The world’s supply of one type of mouse mutation available for research increased nearly tenfold with a recent transfer from the UT Southwestern Medical Center laboratory of Nobel Laureate Dr. Bruce Beutler to a repository supported by the National Institutes of Health (NIH) – a significant contribution that will help further medical and scientific discoveries. The induced (man-made) germline mouse mutations developed in Dr. Beutler’s UT Southwestern laboratory are critical to support genetic research in all mammals, including humans. Germline DNA is the genetic material in egg and sperm cells.
Dr. Beutler, Director of the Center for the Genetics of Host Defense at UT Southwestern, transferred the samples to the NIH-supported Mutant Mouse Resource and Research Centers (MMRRC), which collects, distributes, and flash-freezes scientifically valuable, genetically engineered mouse strains and cell lines. The repository, which makes these samples available to researchers worldwide, provides academic researchers with unique genetic models that are unavailable commercially. UT Southwestern President Dr. Daniel K. Podolsky hailed the transfer as part of the institution’s bench-to-bedside priority to translate scientific advances into lifesaving, improved patient care.
“There are many striking similarities between the genomes of the mouse and human, such that some genes have the same effects in both species. This contribution will make these powerful resources available to investigators worldwide to accelerate the discovery of new treatments and means of disease prevention,” said Dr. Podolsky, who holds the Philip O’Bryan Montgomery, Jr., M.D. Distinguished Presidential Chair in Academic Administration, and the Doris and Bryan Wildenthal Distinguished Chair in Medical Science.
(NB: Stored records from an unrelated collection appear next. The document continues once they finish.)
+                wa[j >> 1] = (unsigned)dl[(lp0 + j) * ST_DP + 32 * m + r] | ((unsigned)dl[(lp0 + j + 1) * ST_DP + 32 * m + r] << 16);
+            const V8 af = __builtin_bit_cast(V8, make_uint4(wa[0], wa[1], wa[2], wa[3]));
+#pragma unroll
+            for (int q = 0; q < 3; ++q)
+                if (q < nnb) {
+                    unsigned wd[4];
+#pragma unroll
+                    for (int j = 0; j < 8; j += 2)
+                        wd[j >> 1] = (unsigned)im[rowbase + 4 * j + ko[q]] | ((unsigned)im[rowbase + 4 * (j + 1) + ko[q]] << 16);
+                    if (q == 1 && ones) { wd[0] = one2; wd[1] = one2; wd[2] = one2; wd[3] = one2; }
+                    acc[q] = TcHalf<T>::mfma(af, __builtin_bit_cast(V8, make_uint4(wd[0], wd[1], wd[2], wd[3])), acc[q]);
+                }
+        }
+    }
+    __syncthreads();
+#pragma unroll
+    for (int q = 0; q < 3; ++q)
+        if (q < nnb) {
+#pragma unroll
+            for (int i = 0; i < 16; ++i) red[(32 * m + 8 * (i >> 2) + 4 * h + (i & 3)) * ST_KP + 32 * (nb0 + q) + r] = acc[q][i];
+        }
+    __syncthreads();
+    for (int i = tid; i < 64 * ST_K; i += 256) {
+        const int ch = i / ST_K, k = i - ch * ST_K;
+        atomicAdd(p.dw + (long long)ch * p.lddw + k, red[ch * ST_KP + k]);
+    }
+    if (p.db && tid < 64) atomicAdd(p.db + tid, red[tid * ST_KP + ST_K]);
+}
+
+bool stem_geometry(StemDev& p, int B, int in_ch, int H, int W) {
+    if (B <= 0 || H <= 0 || W <= 0) return false;
+    p.B = B; p.in_ch = in_ch; p.H = H; p.W = W;
+    p.Ho = (H - 1) / 4 + 1; p.Wo = (W - 1) / 4 + 1;
+    if ((long long)in_ch * H * W >= (1LL << 31) || (long long)B * p.Ho * p.Wo >= (1LL << 31)) return false;
+    p.tiles_x = (p.Wo + ST_TW - 1) / ST_TW; p.tiles_y = (p.Ho + ST_TH - 1) / ST_TH;
+    const long long nt = (long long)B * p.tiles_x * p.tiles_y;
+    if (nt >= (1LL << 31)) return false;
+    p.ntiles = (int)nt;
+    return true;
+}
+
+}
+
+extern "C" int tc_step_abi_version(void) { return TC_STEP_ABI_VERSION; }
+extern "C" int tc_stem_supported(int in_ch, int dtype) { return (dtype == TC_BF16 || dtype == TC_F16) && (in_ch == 1 || in_ch == 3); }
+
+extern "C" int tc_stem_fwd(const void* img, const void* w, const void* b, const void* gamma, const void* beta, void* t, int ldt, void* n, int ldn,
+                           float* mean, float* rstd, int B, int in_ch, int H, int W, float eps, int dtype, void* stream) {
+    if (!img || !w || !b || !gamma || !beta || !t || !n || !mean || !rstd) return TC_ERR_ARG;
+    if (!tc_stem_supported(in_ch, dtype)) return TC_ERR_UNSUPPORTED;
+    StemDev p = {};
+    if (!stem_geometry(p, B, in_ch, H, W)) return TC_ERR_ARG;
+    if (ldt < 64 || ldn < 64 || ldt % 8 || ldn % 8 || (((uintptr_t)t | (uintptr_t)n | (uintptr_t)w) & 15)) return TC_ERR_ARG;
+    p.img = img; p.w = w; p.b = b; p.gamma = gamma; p.beta = beta; p.t = t; p.n = n; p.mean = mean; p.rstd = rstd;
+    p.ldt = ldt; p.ldn = ldn; p.eps = eps;
+    const dim3 grid(p.ntiles < 1024 ? p.ntiles : 1024);
+    if (dtype == TC_BF16) hipLaunchKernelGGL((stem_fwd_kernel<bf16_t>), grid, dim3(256), 0, (hipStream_t)stream, p);
+    else hipLaunchKernelGGL((stem_fwd_kernel<f16_t>), grid, dim3(256), 0, (hipStream_t)stream, p);
+    return tc_launch_status();
+}
+
+extern "C" int tc_stem_bwd_weight(const void* img, const void* dt, int lddt, float* dw, int lddw, float* db, int B, int in_ch, int H, int W,
+                                  int dtype, void* stream) {
+    if (!img || !dt || !dw) return TC_ERR_ARG;
+    if (!tc_stem_supported(in_ch, dtype)) return TC_ERR_UNSUPPORTED;
+    StemDev p = {};
+    if (!stem_geometry(p, B, in_ch, H, W)) return TC_ERR_ARG;
+    if (lddt < 64 || lddt % 8 || ((uintptr_t)dt & 15) || lddw < ST_K) return TC_ERR_ARG;
+    p.img = img; p.dt = dt; p.lddt = lddt; p.dw = dw; p.lddw = lddw; p.db = db;
+    const dim3 grid(p.ntiles < 256 ? p.ntiles : 256);
+    if (dtype == TC_BF16) hipLaunchKernelGGL((stem_wgrad_kernel<bf16_t>), grid, dim3(256), 0, (hipStream_t)stream, p);
+    else hipLaunchKernelGGL((stem_wgrad_kernel<f16_t>), grid, dim3(256), 0, (hipStream_t)stream, p);
+    return tc_launch_status();
+}
diff --git a/transception_amd/engine.py b/transception_amd/engine.py
--- a/transception_amd/engine.py
+++ b/transception_amd/engine.py
@@ -1716,6 +1716,34 @@
         self.L.tc_stem_im2col(_ptr(img), _ptr(out.data), 148, B, in_ch, H, W, self.dt, self.stream)
         return out
 
+    def stem_supported(self, img: torch.Tensor, W: P, b: Optional[P], g: P, beta: P, in_ch: int) -> bool:
+        return (self.dt != TC_F32 and self.ngroups == 1 and b is not None and img.dtype == self.dtype and img.is_contiguous()
+                and W.data.is_contiguous() and tuple(W.data.shape) == (64, 147) and (W.grad is None) == (b.grad is None)
+                and all(q.data.data_ptr() % 16 == 0 for q in (W, b, g, beta)) and bool(self.L.tc_stem_supported(in_ch, self.dt)))
+
+    def stem(self, img: torch.Tensor, W: P, b: P, g: P, beta: P, B: int, in_ch: int, H: int, Wd: int, eps: float = 1e-5) -> Var:
+        Ho, Wo = (H - 1) // 4 + 1, (Wd - 1) // 4 + 1
+        rows = B * Ho * Wo
+        t = self.new(rows, 64)
+        es = t.data.element_size()
+
+        def bwd():
+            dt = self.grad_of(t)
+            if dt is None or W.grad is None:
+                return
+            self.n_launch += 1
+            _timed("hbm:stem_bwd_weight (7x7 s4 conv weight + bias gradient from the image, one launch)", 1.0 * rows * 64 * es + img.numel() * es,
+                   lambda: self.L.tc_stem_bwd_weight(_ptr(img), _ptr(dt), dt.stride(0), _ptr(W.grad), W.grad.stride(0),
+                                                     _ptr(b.grad) if b.grad is not None else None, B, in_ch, H, Wd, self.dt, self.stream))
+        self._rec(bwd)
+        mean, rstd = self.f32(rows), self.f32(rows)
+        xn = self.layernorm(t, g, beta, eps, stats=(mean, rstd), launch=False)
+        self.n_launch += 1
+        _timed("hbm:stem_fwd (7x7 s4 conv + LayerNorm, one launch)", 2.0 * rows * 64 * es + img.numel() * es, lambda: self.L.tc_stem_fwd(
+            _ptr(img), _ptr(W.data), _ptr(b.data), _ptr(g.data), _ptr(beta.data), _ptr(t.data), t.ld, _ptr(xn.data), xn.ld, _ptr(mean), _ptr(rstd),
+            B, in_ch, H, Wd, eps, self.dt, self.stream))
+        return xn
+
     def window_rows(self, src: Var, dst: Var, B: int, H: int, W: int, ws: int, ntw: int, off: int, to_map: bool):
         Cc = src.cols
         assert dst.cols == Cc and Cc % 8 == 0
diff --git a/transception_amd/legacy.py b/transception_amd/legacy.py
--- a/transception_amd/legacy.py
+++ b/transception_amd/legacy.py
@@ -187,9 +187,13 @@
 def _forward_legacy(M: Transception, G: Graph, x: torch.Tensor, B: int, in_ch: int) -> Var:
     S = SIZE
     G.segment("stage1")
-    cols = G.stem_im2col(x, B, in_ch, S, S)
-    t = G.linear(cols.colslice(0, 147), *_lin(M, G, "backbone.patch_embed1.proj"))
-    t = _ln(M, G, t, "backbone.patch_embed1.norm")
+    W, b = _lin(M, G, "backbone.patch_embed1.proj")
+    g, beta = M._P(G, "backbone.patch_embed1.norm.weight"), M._P(G, "backbone.patch_embed1.norm.bias")
+    if G.stem_supported(x, W, b, g, beta, in_ch):
+        t = G.stem(x, W, b, g, beta, B, in_ch, S, S)
+    else:
+        cols = G.stem_im2col(x, B, in_ch, S, S)
+        t = G.layernorm(G.linear(cols.colslice(0, 147), W, b), g, beta)
     for i in range(2):
         t = _eff_block(M, G, t, f"backbone.block1.{i}", B, SIDES[0], SIDES[0])
     maps: List[Var] = [_ln(M, G, t, "backbone.norm1")]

“We are proud that this work has been done on our campus, and we expect that sharing this scientific resource will exert far-ranging impacts across the fields of science and medicine.” The estimated 175,000 mutations, cryopreserved in mouse sperm, represent nearly 90 percent of the man-made germline mutations available worldwide, said Dr. Beutler, also Professor of Immunology, a Regental Professor, and holder of the Raymond and Ellen Willie Distinguished Chair in Cancer Research, in Honor of Laverne and Raymond Willie, Sr. The mutations are found in 21,000 genes and include more than 16,000 characterized as “probably null,” which to scientists and geneticists means the gene in question is essentially inactivated.
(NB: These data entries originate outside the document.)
int plr_setup(int device_ordinal, uint32_t width, uint32_t height) {
    if (g && g_adopted) { g = nullptr; g_adopted = false; }
    if (g) return setErr(PLR_ERR_INVALID_ARGUMENT, "plr_setup called twice; call plr_shutdown first");
    int count = 0;
    hipError_t e = hipGetDeviceCount(&count);
    if (e != hipSuccess || count == 0)
        return setErr(PLR_ERR_HIP, std::string("no HIP device available: ") + hipGetErrorString(e) + " (this backend has no CPU fallback)");
    if (device_ordinal < 0 || device_ordinal >= count) return setErr(PLR_ERR_INVALID_ARGUMENT, "device ordinal out of range");
    HIP_TRY(hipSetDevice(device_ordinal));
    g_ownedOnce = true;
    g = new Backend();
    {
        Backend* none = nullptr;
        g_first.compare_exchange_strong(none, g);
    }
    g->device = device_ordinal;
    int leastPriority = 0, greatestPriority = 0;
    if (hipDeviceGetStreamPriorityRange(&leastPriority, &greatestPriority) != hipSuccess) { (void)hipGetLastError(); leastPriority = greatestPriority = 0; }
    static const int mainPriority = std::getenv("PLR_MAIN_PRIORITY") ? std::atoi(std::getenv("PLR_MAIN_PRIORITY")) : 0;
    static const int earlyPriority = std::getenv("PLR_EARLY_PRIORITY") ? std::atoi(std::getenv("PLR_EARLY_PRIORITY")) : 0;
    if (mainPriority) HIP_TRY(hipStreamCreateWithPriority(&g->stream, hipStreamNonBlocking, greatestPriority));
    else HIP_TRY(hipStreamCreateWithFlags(&g->stream, hipStreamNonBlocking));
    HIP_TRY(hipEventCreate(&g->frameStart));
    HIP_TRY(hipEventCreate(&g->frameEnd));
    for (auto& slot : g->pinnedSlots) HIP_TRY(hipEventCreateWithFlags(&slot.free, hipEventDisableTiming));
    for (auto& st : g->sideStreams) HIP_TRY(hipStreamCreateWithFlags(&st, hipStreamNonBlocking));
    HIP_TRY(hipStreamCreateWithFlags(&g->tailStream, hipStreamNonBlocking));
    HIP_TRY(hipEventCreateWithFlags(&g->tailDone, hipEventDisableTiming));
    HIP_TRY(hipEventCreateWithFlags(&g->tailStart, hipEventDisableTiming));
    if (earlyPriority) HIP_TRY(hipStreamCreateWithPriority(&g->earlyStream, hipStreamNonBlocking, leastPriority));
    else HIP_TRY(hipStreamCreateWithFlags(&g->earlyStream, hipStreamNonBlocking));
    if (std::getenv("PLR_STREAM_DEBUG")) fprintf(stderr, "[plr streams] priority range least %d greatest %d; main %s, early %s\n", leastPriority, greatestPriority, mainPriority ? "greatest" : "default", earlyPriority ? "least" : "default");
    if (const char* ep = std::getenv("PLR_EARLY_PARTS")) g->earlyParts = std::min(std::max(std::atoi(ep), 0), 2);
    int canWaitValue = 0;
    if (hipDeviceGetAttribute(&canWaitValue, hipDeviceAttributeCanUseStreamWaitValue, device_ordinal) != hipSuccess) { (void)hipGetLastError(); canWaitValue = 0; }
    if (canWaitValue && hipExtMallocWithFlags((void**)&g->edgeSignal, 8, hipMallocSignalMemory) == hipSuccess && hipMalloc((void**)&g->edgeCounter, 4096) == hipSuccess) {
        HIP_TRY(hipMemset(g->edgeSignal, 0, 8));
        HIP_TRY(hipMemset(g->edgeCounter, 0, 4096));
    } else {
        (void)hipGetLastError();
        if (g->edgeSignal) hipFree(g->edgeSignal);
        g->edgeSignal = nullptr; g->edgeCounter = nullptr;
    }
    if (const char* es = std::getenv("PLR_EDGE_SIGNAL")) if (std::atoi(es) == 0 && g->edgeSignal) { hipFree(g->edgeSignal); hipFree(g->edgeCounter); g->edgeSignal = g->edgeCounter = nullptr; }
    if (const char* at = std::getenv("PLR_ASYNC_TAIL")) g->asyncTail = std::atoi(at) != 0;
    if (const char* ov = std::getenv("PLR_STREAM_OVERLAP")) g->overlap = std::atoi(ov) != 0;
    if (const char* pf = std::getenv("PLR_PASS_FUSION")) g->fusion = std::min(std::max(std::atoi(pf), 0), 2);
    if (const char* ns = std::getenv("PLR_SIDE_STREAMS")) g->activeSideStreams = std::min(std::max(std::atoi(ns), 1), (int)Backend::kSideStreams);
    return plr_recreate_swapchain(width, height);
}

“Thousands of these null mutations – which are usually equivalent to a knockout model – are not available from any other source,” Dr. Beutler said. Dr. Beutler’s UTSW laboratory was designed for high-throughput mutagenesis and phenotyping, meaning identification of genetic traits based on the interaction of genetics and the environment. The approximately 175,000 transferred mutations are part of the current mutation tally surpassing 265,000 logged on his laboratory’s Mutagenetix website, Dr. Beutler said. Professor Chris Goodnow of the Garvan Institute of Medical Research in Sidney, Australia – a close collaborator of Dr. Beutler and co-recipient of funding from the NIH’s National Institute of Allergy and Infectious Diseases (NIAID) – archived an additional 91,000 induced mutations, which are viewable at the Australian Phenomics Facility.
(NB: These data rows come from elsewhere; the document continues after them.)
+  _Pragma("unroll") for (int jj = 0; jj < kExactBlk; ++jj) {                         \
+    if ((J0) + jj < d) {                                                             \
+      const double sc = dsub(CV[jj], xs[(J0) + jj]);                                 \
+      acc = dadd(acc, dmul(sc, sc));                                                 \
+    }                                                                                \
+  }
+    CYC_XLOAD(cva, 0);
+    for (int j0 = 0; j0 < d; j0 += 2 * kExactBlk) {
+      if (j0 + kExactBlk < d) CYC_XLOAD(cvb, j0 + kExactBlk);
+      CYC_XADD(cva, j0)
+      if (j0 + 2 * kExactBlk < d) CYC_XLOAD(cva, j0 + 2 * kExactBlk);
+      if (j0 + kExactBlk < d) CYC_XADD(cvb, j0 + kExactBlk)
+    }
+#undef CYC_XLOAD
+#undef CYC_XADD
+    if (cok) {
+      dist[(int64_t)idx * kpad + c] = acc;
+      __threadfence();
+    }
+    __syncthreads();
+    if (tid == 0) {
+      const bool last = atomicAdd(&tickets[idx], 1u) == gridDim.x - 1;
+      if (last) atomicExch(&tickets[idx], 0u);
+      lastS = last;
+    }
+    __syncthreads();
+    if (lastS && tid < 64) {
+      __threadfence();
+      exact_replay_row<true>(X, xnorm, d, cnorm, k, stats, r, dist + (int64_t)idx * kpad, assign,
+                             cost, exactNorm, tid);
+    }
   }
 }
 
@@ -937,27 +1107,59 @@
   return 0;
 }
 
+size_t assign_lds(const Sizing& s, int bm, bool v2) {
+  if (v2)
+    return sizeof(double) * ((size_t)bm * s.ldsStride2 + bm + (size_t)kWaves * bm * 4 + s.kpad + bm);
+  return sizeof(double) * ((size_t)bm * s.ldsStride + bm + (size_t)kWaves * bm * 4);
+}
+
 template <int BM>
 int launch_assign_bm(const Sizing& s, const double* X, const double* xnorm, int64_t n,
                      const double* C, const double* cnorm, const double* ct, int32_t* assign,
                      double* cost, int32_t* slowList, unsigned int* slowCount, hipStream_t st,
-                     const int32_t* rowList, const unsigned int* rowCount) {
+                     const int32_t* rowList, const unsigned int* rowCount, const ShortQueue* sq) {
   static bool attr_set = false;
   if (!attr_set) {
     CYC_HIP(hipFuncSetAttribute((const void*)k_kmeans_assign<BM>,
                                 hipFuncAttributeMaxDynamicSharedMemorySize, 160 * 1024));
-    CYC_HIP(hipFuncSetAttribute(reinterpret_cast<const void*>(&k_kmeans_assign2<BM>),
+    CYC_HIP(hipFuncSetAttribute(reinterpret_cast<const void*>(&k_kmeans_assign2<BM, false>),
                                 hipFuncAttributeMaxDynamicSharedMemorySize, 160 * 1024));
+    if constexpr (BM == 16)
+      CYC_HIP(hipFuncSetAttribute(reinterpret_cast<const void*>(&k_kmeans_assign2<BM, true>),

In addition to receiving primary funding from the NIAID, Dr. Beutler also received generous support from several sources, including the Kent and JoAnn Foster Family Foundation for the five-year effort that resulted in creating and characterizing the mutations. The mutagenesis project grew out of his Nobel-prize winning research done at UT Southwestern from 1993 to 1998 exploring the genetics of host defense, meaning when the host, or body, recognizes and responds to infection. One line of defense is the body’s innate immune response, which is launched against newly encountered pathogens.
A desire to find and understand all the genes and mutations involved in innate immunity led Dr. Beutler to create the Mutagenetix database to characterize every mutation responsible for immune abnormalities in mice and, ultimately, in humans. “We are continuing to generate, index, and preserve close to 2,000 new mutations each week, and we would like all of the scientific community to benefit from them,” Dr. Beutler said.